La Constitution, un bout de papier sur lequel s’assoient les politiciens bourgeois

La Constitution de la Ve République a déjà effectivement, dans ses articles, des droits sociaux dignes d’une grande démocratie prenant soin de tous ses membres. On y retrouve pêle-mêle le devoir de la République d’offrir à chacun les conditions de son développement, à commencer par un logement et du travail, l’égalité entre hommes et femmes, la garantie pour toute personne de voir ses besoins assurés s’il est incapable de travailler car trop vieux ou trop malade, la protection des libertés syndicales et du droit de grève… Bref, heureusement que la Constitution est là pour nous épargner l’inégalité salariale, le chômage de masse, la menace de devenir et rester sans-abri, une retraite de misère repoussée toujours plus tard et des allocations aux adultes handicapés trop misérables pour vivre décemment ; ou encore pour nous permettre de faire grève et manifester sans être gazés, tabassés ou arrêtés ! Les belles paroles démocratiques cachent cyniquement la froide réalité d’une dictature de la bourgeoisie prête à toutes les promesses mais qui se renie chaque fois que ses élans d’humanisme vont à l’encontre des intérêts de sa classe. Le droit à l’avortement est bien trop important pour qu’on se satisfasse de son ajout à une liste de promesses quotidiennement trahies. Le droit à l’avortement est bien trop important pour qu’on se satisfasse de son ajout à une liste de promesses quotidiennement trahies.

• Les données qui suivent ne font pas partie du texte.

SYMBOLS = [
    "cf_create", "cf_destroy", "cf_last_error", "cf_set_stream", "cf_use_own_stream", "cf_get_stream", "cf_synchronize", "cf_fork", "cf_main", "cf_join", "cf_join_lane", "cf_thread_lane", "cf_mark", "cf_event_wait_host", "cf_fork_after", "cf_malloc",
    "cf_free", "cf_memcpy_h2d", "cf_memcpy_d2h", "cf_malloc_host", "cf_free_host", "cf_memcpy_h2d_async", "cf_memcpy_d2h_async", "cf_memcpy_d2d_async", "cf_rgb_to_rgba", "cf_create_vmap", "cf_create_nmap", "cf_copy_maps", "cf_resize_map",
    "cf_transform_maps", "cf_vertices_to_depth", "cf_pyrdown_gauss_f32", "cf_pyrdown_gauss_u8",
    "cf_rgba_to_intensity", "cf_sobel", "cf_project_cloud", "cf_icp_step", "cf_icp_step_band", "cf_rgb_residual", "cf_rgb_step",
    "cf_so3_step", "cf_gn_solve_step", "cf_odom_create", "cf_odom_destroy", "cf_odom_init_icp_model", "cf_odom_init_rgb_model",
    "cf_odom_init_rgb", "cf_odom_init_models_batch", "cf_odom_init_models_batch_frames", "cf_odom_init_models_batch_select", "cf_model_fill_ratio_device", "cf_odom_init_first_rgb", "cf_odom_init_icp", "cf_odom_init_icp_maps", "cf_odom_get_incremental_transformation",
    "cf_odom_track_batch_async", "cf_odom_fetch_result", "cf_odom_get_covariance", "cf_odom_bind_frame_maps", "cf_odom_share_frame_maps", "cf_odom_set_culling", "cf_odom_set_band", "cf_set_collective", "cf_model_predict_indices_sharded", "cf_odom_buffer",
    "cf_bilateral", "cf_model_create", "cf_model_destroy", "cf_model_initialise", "cf_model_count",
    "cf_model_predict_indices", "cf_model_index_keys", "cf_model_index_resolve", "cf_model_combined_predict", "cf_model_predict_inactive", "cf_model_synthesize_depth", "cf_model_prefetch_fill_ratio", "cf_model_perform_fill_in", "cf_model_requires_fill_in",
    "cf_model_fuse", "cf_model_clean", "cf_models_frame_passes", "cf_models_preindex", "cf_model_download_map", "cf_model_upload_map", "cf_model_buffer",
    "cf_set_extent_culling", "cf_model_extents_unknown",
    "cf_redetect_score", "cf_redetect_timing", "cf_relabel",
    "cf_fusion_weight", "cf_seg_create", "cf_seg_destroy", "cf_seg_slic", "cf_seg_crf", "cf_seg_sums", "cf_seg_infer", "cf_seg_early", "cf_seg_run_batch", "cf_seg_fetch", "cf_seg_publish_poses", "cf_seg_fetch_poses",
    "cf_seg_labels", "cf_seg_buffer", "cf_seg_create_masks", "cf_seg_masks", "cf_seg_masks_batch", "cf_seg_new_mask_value",
    "cf_depth_pyramid", "cf_set_icp_launch", "cf_set_icp_arith", "cf_get_icp_arith", "cf_set_gn_mode", "cf_profile_enable", "cf_profile_read", "cf_odom_bench_icp", "cf_odom_level0_visited", "cf_odom_last_launch_shape",
    "cf_rccl_unique_id", "cf_rccl_init", "cf_rccl_allreduce", "cf_rccl_broadcast", "cf_rccl_info", "cf_rccl_destroy",
    "cf_render_create", "cf_render_destroy", "cf_render", "cf_render_palette",
    "cf_ferns_table", "cf_ferns_create", "cf_ferns_destroy", "cf_ferns_get_table", "cf_ferns_encode", "cf_ferns_search", "cf_ferns_append", "cf_ferns_add_async",
    "cf_ferns_relocalise", "cf_ferns_count", "cf_ferns_download", "cf_ferns_last_search",
    "cf_frame_decoder_create", "cf_frame_decoder_destroy", "cf_frame_decoder_slot", "cf_frame_decoder_submit", "cf_frame_decoder_acquire", "cf_frame_decoder_timing",
    "cf_frame_decoder_enable_images", "cf_frame_decoder_image_slot", "cf_frame_decoder_submit_images", "cf_frame_decoder_acquire_mask", "cf_frame_decoder_image_timing",
    "cf_png_encoder_create", "cf_png_encoder_destroy", "cf_png_encoder_submit", "cf_png_encoder_acquire", "cf_png_encoder_timing",
    "cf_deform_create", "cf_deform_destroy", "cf_deform_default_thresholds", "cf_deform_sample", "cf_deform_set_nodes", "cf_deform_weights", "cf_deform_assemble",
    "cf_deform_iterate", "cf_deform_optimise", "cf_deform_apply", "cf_deform_apply_poses", "cf_deform_download", "cf_deform_weights_device",
    "cf_deform_create_sized", "cf_deform_assemble_local", "cf_deform_iterate_local", "cf_deform_optimise_local",
    "cf_ferns_gate_async", "cf_ferns_gate_wait", "cf_ferns_constraints", "cf_ferns_find_frame", "cf_ferns_constraint_buffers", "cf_ferns_keyframe_buffers",
    "cf_local_loop_create", "cf_local_loop_destroy", "cf_local_loop_constraints_async", "cf_local_loop_wait", "cf_local_loop_constraint_buffers",
]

Un droit pour celles qui y ont accès

Car aujourd’hui en France, ce n’est pas l’extrême droite qui est à la pointe de la mise en danger du droit à l’avortement. Bien sûr, ses campagnes réactionnaires pèsent dans le climat politique et laissent imaginer ce qu’elle fera de ce droit dès qu’elle sera au pouvoir – c’est-à-dire ce que fait partout l’extrême droite. Mais ceux qui dès à présent sapent le droit à l’IVG s’appellent Hollande, Macron et compagnie. Ce sont eux qui coupent les budgets des hôpitaux, en font fermer certains et suppriment les fonds accordés par exemple aux Plannings familiaux. Or l’IVG est une course contre la montre : la France limite le droit à l’IVG à quatorze semaines après le début de la grossesse. Il faut parfois jusqu’à onze jours entre deux rendez-vous pour une procédure d’IVG, souvent avec de longs trajets, notamment dans les régions les plus rurales, et plus d’une fois sur six hors du département de résidence de la patiente. Entre 2007 et 2017, 45 établissements hospitaliers qui la pratiquaient ont fermé ; au total, 130 établissements sur les quinze dernières années. La situation de la maternité des Lilas est emblématique : connue pour son engagement féministe pour le droit à l’IVG et à des accouchements dans de bonnes conditions, elle est pourtant régulièrement menacée de fermeture et a déjà dû fermer un temps faute de moyens.

Une loi au rabais

La loi sur l’IVG reste aujourd’hui le service minimum. Le délai a certes été allongé de douze à quatorze semaines de grossesse et les IVG chirurgicales peuvent désormais être réalisées par des sages-femmes. Ces progrès, exigés depuis longtemps par de nombreuses associations et militants, sont aussi la conséquence du Covid, de nombreuses femmes ayant vu leurs délais d’attente reculer encore faute de médecins disponibles. Mais ce changement de la loi ne s’accompagne pas d’embauches massives de sages-femmes, déjà surchargées. Et encore faut-il que l’accès à la formation pour ces IVG soit vraiment garanti. De plus, la double clause de conscience, qui autorise les médecins à ne pas pratiquer d’avortement sous prétexte d’éthique, est maintenue. Or c’est l’un des freins principaux à l’accès à l’IVG, non parce que les médecins seraient particulièrement réacs mais parce que c’est une intervention qui ne rapporte rien ; pire, qui coûte cher aux hôpitaux. La tarification de l’IVG est très faible, donc sa pratique peu rentable, ce qui n’encourage pas les hôpitaux et les médecins à la pratiquer, lui préférant des actes mieux rémunérés.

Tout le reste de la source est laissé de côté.